Stored data
__device__ __forceinline__ int dp4a_us(uint32_t a, uint32_t b, int c) {
  int d;
  asm("dp4a.u32.s32 %0, %1, %2, %3;" : "=r"(d) : "r"(a), "r"(b), "r"(c));
  return d;
}
__device__ __forceinline__ void oz_split(double x, double scale, uint32_t& lo, uint32_t& hi) {
  const unsigned long long X = (unsigned long long)(__double2ll_rn(x * scale) + (1ll << 62));
  lo = (uint32_t)X;
  hi = (uint32_t)(X >> 32);
}
__device__ __forceinline__ uint4 oz_residues16(const uint32_t (&lo)[16], const uint32_t (&hi)[16], int i) {
  const uint32_t dlo = c_crt[i].dlo, dhi = c_crt[i].dhi, m32c = c_crt[i].m32c;
  const int dinit = c_crt[i].dinit, m = c_crt[i].m, half = c_crt[i].half;
  uint32_t w[4];
#pragma unroll
  for (int g = 0; g < 4; ++g) {
    uint32_t word = 0u;
#pragma unroll
    for (int b = 0; b < 4; ++b) {
      const int e = g * 4 + b;
      const int t = dp4a_us(lo[e], dlo, dp4a_us(hi[e], dhi, dinit));
      const uint32_t q = __umulhi((uint32_t)t, m32c);
      const int r = t - (int)q * m - half;
      word = __byte_perm(word, (uint32_t)r, 0x3210u ^ ((0x4u ^ (uint32_t)b) << (4 * b)));
    }
    w[g] = word;
  }
  return make_uint4(w[0], w[1], w[2], w[3]);
}

__global__ void __launch_bounds__(256) oz_residue_rows_kernel(const double* __restrict__ src, long ld, int rows, int K,
                                                              int lower, int nmod, int bits, int extra,
                                                              const unsigned long long* __restrict__ mx,
                                                              int8_t* __restrict__ sl, double* __restrict__ sc) {
  const long idx = (long)blockIdx.x * 256 + threadIdx.x;
  const int cpr = K >> 4;
  if (idx >= (long)rows * cpr) return;
  const int r = (int)(idx / cpr), ch = (int)(idx % cpr);
  const int e = oz_row_exponent(mx[r]);
  if (ch == 0) sc[r] = ldexp(1.0, e - bits);
  const double scale = ldexp(1.0, bits - e);
  const int k0 = ch << 4;
  if (!oz_needed<0>(r, k0, lower, extra)) return;
  uint32_t lo[16], hi[16];
  if (oz_valid<0>(r, k0, lower)) {
    const double2* s2 = reinterpret_cast<const double2*>(src + (long)r * ld + k0);
#pragma unroll
    for (int i = 0; i < 8; ++i) {
      const double2 v = s2[i];
      oz_split(v.x, scale, lo[2 * i], hi[2 * i]);
      oz_split(v.y, scale, lo[2 * i + 1], hi[2 * i + 1]);
    }
  } else {
#pragma unroll
    for (int i = 0; i < 16; ++i) oz_split(0.0, scale, lo[i], hi[i]);
  }
  for (int p = 0; p < nmod; ++p)
    *reinterpret_cast<uint4*>(sl + slice_offset(rows, K, p, r, k0)) = oz_residues16(lo, hi, p);
}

Task requirements
The lines to copy run from the one containing "if (idx >= (long)rows * cpr) return;" through the last line above. Copy them exactly and include nothing else.

Final answer
  if (idx >= (long)rows * cpr) return;
  const int r = (int)(idx / cpr), ch = (int)(idx % cpr);
  const int e = oz_row_exponent(mx[r]);
  if (ch == 0) sc[r] = ldexp(1.0, e - bits);
  const double scale = ldexp(1.0, bits - e);
  const int k0 = ch << 4;
  if (!oz_needed<0>(r, k0, lower, extra)) return;
  uint32_t lo[16], hi[16];
  if (oz_valid<0>(r, k0, lower)) {
    const double2* s2 = reinterpret_cast<const double2*>(src + (long)r * ld + k0);
#pragma unroll
    for (int i = 0; i < 8; ++i) {
      const double2 v = s2[i];
      oz_split(v.x, scale, lo[2 * i], hi[2 * i]);
      oz_split(v.y, scale, lo[2 * i + 1], hi[2 * i + 1]);
    }
  } else {
#pragma unroll
    for (int i = 0; i < 16; ++i) oz_split(0.0, scale, lo[i], hi[i]);
  }
  for (int p = 0; p < nmod; ++p)
    *reinterpret_cast<uint4*>(sl + slice_offset(rows, K, p, r, k0)) = oz_residues16(lo, hi, p);
}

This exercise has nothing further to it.